Пока Стефано закуривал, Джаннино изучал верхушки деревьев и кустов. Из зарослей раздавалось одинокое щебетание.
Стефано сказал: «Вы, Каталано, уверены, что со мною была женщина?».
Джаннино повернулся к нему с искаженным лицом, приложив к губам палец. Потом улыбнулся, как бы отвечая. Стефано бросил спичку в мокрую траву и попытался сесть.
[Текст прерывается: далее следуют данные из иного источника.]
@@ -486,8 +490,10 @@
         HIP_CHECK(hipEventCreate(&e1));
         float total = 0;
         for (uint32_t r = 0; r < std::max(1u, reps); ++r) {
+            if (blocked) HIP_CHECK(hipMemcpyAsync(dout, da, size_t(w) * w * sizeof(double), hipMemcpyDeviceToDevice, ctx->stream));
             HIP_CHECK(hipEventRecord(e0, ctx->stream));
-            mh_spd_inverse_small(ctx, da, w, w, dout, w, info);
+            if (blocked) mh_spd_inverse_blocked(ctx, dout, w, ws, info, false);
+            else mh_spd_inverse_small(ctx, da, w, w, dout, w, info);
             HIP_CHECK(hipEventRecord(e1, ctx->stream));
             HIP_CHECK(hipEventSynchronize(e1));
             float ms = 0;
diff --git a/mesheditor_amd/csrc/mh_common.h b/mesheditor_amd/csrc/mh_common.h
--- a/mesheditor_amd/csrc/mh_common.h
+++ b/mesheditor_amd/csrc/mh_common.h
@@ -517,6 +517,11 @@
 int mh_rr_solve(mh_context *ctx, double *gA, double *gM, uint32_t m, double *evals, double *ework, DevArray<int> &info, uint32_t nwant = 0, bool gm_is_identity = false,
                 std::vector<double> *host_evals = nullptr);
 void mh_spd_inverse_small(mh_context *ctx, const double *a, uint32_t lda, uint32_t w, double *out, uint32_t ldo, int *info);
+struct MhSpdInverseWork {
+    double *cblk, *rblk, *pinv[2], *pnext;
+};
+void mh_spd_inverse_blocked(mh_context *ctx, double *a, uint32_t n, const MhSpdInverseWork &ws, int *info, bool ahead);
+void mh_symmetrize_lower(mh_context *ctx, double *a, uint32_t n);
 void mh_potrf(mh_context *ctx, double *a, uint32_t ld, uint32_t w, int *info);
 void mh_potrf_small(mh_context *ctx, double *a, uint32_t w, int *info);
 void mh_potrf_small_inverse(mh_context *ctx, double *a, uint32_t w, int *info, const double *dscale, double *linv);
diff --git a/mesheditor_amd/csrc/mh_dense.hip b/mesheditor_amd/csrc/mh_dense.hip
--- a/mesheditor_amd/csrc/mh_dense.hip
+++ b/mesheditor_amd/csrc/mh_dense.hip
@@ -2177,3 +2177,171 @@
     k_small_gemm<<<grid, 256, 0, ctx->stream>>>(int(M), int(N), int(K), alpha, a, ta ? long(lda) : 1L, ta ? 1L : long(lda), b, tb ? long(ldb) : 1L, tb ? 1L : long(ldb), beta, c, int(ldc));
     KERNEL_CHECK();
 }
+
+namespace {
+constexpr int GJ_NB = 128;
+
+__global__ void __launch_bounds__(256) k_gj_panel(double *__restrict__ a, int n, int k0, int w, const double *__restrict__ pinv, double *__restrict__ cblk, double *__restrict__ rt) {
+    const int lane = threadIdx.x & 63, wave = threadIdx.x >> 6, l15 = lane & 15, kl = lane >> 4;
+    const int bk = k0 / GJ_NB, b = blockIdx.y, j0 = b * GJ_NB + int(blockIdx.x) * 16;
+    if (j0 >= n) return;
+    const size_t ld = size_t(n);
+    if (b == bk) {
+        const int c = j0 - k0 + (threadIdx.x >> 4);
+        if (c < w)
+            for (int r = l15; r < w; r += 16) a[size_t(k0 + c) * ld + k0 + r] = pinv[size_t(c) * w + r];
+        return;
+    }
+    const bool below = b > bk;
+    const int j = j0 + l15, jc = min(j, n - 1);
+    const double *xp = below ? a + size_t(k0) * ld + jc : a + size_t(jc) * ld + k0;
+    const size_t xs = below ? ld : 1;
+    const int rf = wave * 32;
+    const int r0 = min(rf + l15, w - 1), r1 = min(rf + 16 + l15, w - 1);
+    const double *pp0 = pinv + r0, *pp1 = pinv + r1;
+    const double *pt0 = pinv + size_t(r0) * w, *pt1 = pinv + size_t(r1) * w;
+    const bool f0 = rf < w, f1 = rf + 16 < w;
+    double4_t acc0 = {0, 0, 0, 0}, acc1 = {0, 0, 0, 0}, col0 = {0, 0, 0, 0}, col1 = {0, 0, 0, 0};
+    const double sign = below ? 1.0 : -1.0;
+    for (int ks = 0; ks < w; ks += 4) {
+        const int c = ks + kl, cc = min(c, w - 1);
+        const bool ok = c < w;
+        double x = xp[size_t(cc) * xs];
+        x = ok ? x : 0.0;
+        if (((ks >> 2) & 3) == wave && ok && j < n) cblk[size_t(c) * ld + j] = sign * x;
+        if (f0) {
+            const double p = pp0[size_t(cc) * w];
+            acc0 = __builtin_amdgcn_mfma_f64_16x16x4f64(ok ? p : 0.0, x, acc0, 0, 0, 0);
+            if (below) col0 = __builtin_amdgcn_mfma_f64_16x16x4f64(ok ? pt0[cc] : 0.0, x, col0, 0, 0, 0);
+        }
+        if (f1) {
+            const double p = pp1[size_t(cc) * w];
+            acc1 = __builtin_amdgcn_mfma_f64_16x16x4f64(ok ? p : 0.0, x, acc1, 0, 0, 0);
+            if (below) col1 = __builtin_amdgcn_mfma_f64_16x16x4f64(ok ? pt1[cc] : 0.0, x, col1, 0, 0, 0);
+        }
+    }
+    mh_lds_writes_landed();
+    __syncthreads();
+    if (j >= n) return;
+#pragma unroll
+    for (int f = 0; f < 2; ++f) {
+        if (!(f ? f1 : f0)) continue;
+#pragma unroll
+        for (int reg = 0; reg < 4; ++reg) {
+            const int r = rf + 16 * f + 4 * reg + kl;
+            if (r >= w) continue;
+            const double v = f ? acc1[reg] : acc0[reg];
+            rt[size_t(r) * ld + j] = v;
+            if (below) a[size_t(k0 + r) * ld + j] = -(f ? col1[reg] : col0[reg]);
+            else a[size_t(j) * ld + k0 + r] = v;
+        }
+    }
+}
+
+constexpr int GJ_TI = 4, GJ_TJ = 2;
+__global__ void __launch_bounds__(256) k_gj_update(double *__restrict__ a, int n, int bk, int w, const double *__restrict__ cblk, const double *__restrict__ rt) {
+    const int lane = threadIdx.x & 63, wave = threadIdx.x >> 6, l15 = lane & 15, kl = lane >> 4;
+    const int p = int(blockIdx.x) >> 1, half = int(blockIdx.x) & 1;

Наконец, Джаннино выстрелил. Он выстрелил в небо, в утро, в убегающие потемки, и последовавшая тишина показалось солнечной: глубокая тишина прозрачного полдня над неподвижными полями.
Они вышли на прогалину; теперь первым шел Стефано, внимательно прислушиваясь.
— Пойдем на холм, — предложил Джаннино, — там будут перепелки.
Они поднимались по голому, желтоватому от стерни склону. Попадалось много камней, круглая вершина была не так высока, как далека. Стефано рассматривал на обочинах длинные фиолетовые трепещущие стебли.
— Вы никогда сюда не поднимались? — спросил Джаннино. — Это наша земля. Не дает нам даже дичи.
— Но у вас есть море, которое дает рыбу.
— У нас есть и красивые голенькие перепелки. Единственная охота, которая может увлечь.
— Может быть, поэтому вы другим и не занимаетесь, — ответил, задыхаясь, Стефано.
— Хотите выстрелить? Туда, за тот камень, там перепелка. Стреляйте.
Стефано не видел, куда стрелять, но Джаннино дал ему в руки ружье, помог прицелиться, приблизив свою щеку к его.
Действительно, после грохота что-то улетело: «Не умею я», — сказал Стефано.
Джаннино забрал у него ружье и еще раз выстрелил. «Попал, — произнес он. — Вы ее подняли на крыло».
Разыскивая перепелку в высохшей траве, они услышали отзвук далекого сухого выстрела. «Еще кто-то развлекается, — сказал Джаннино. — Вот она, я ее только ранил».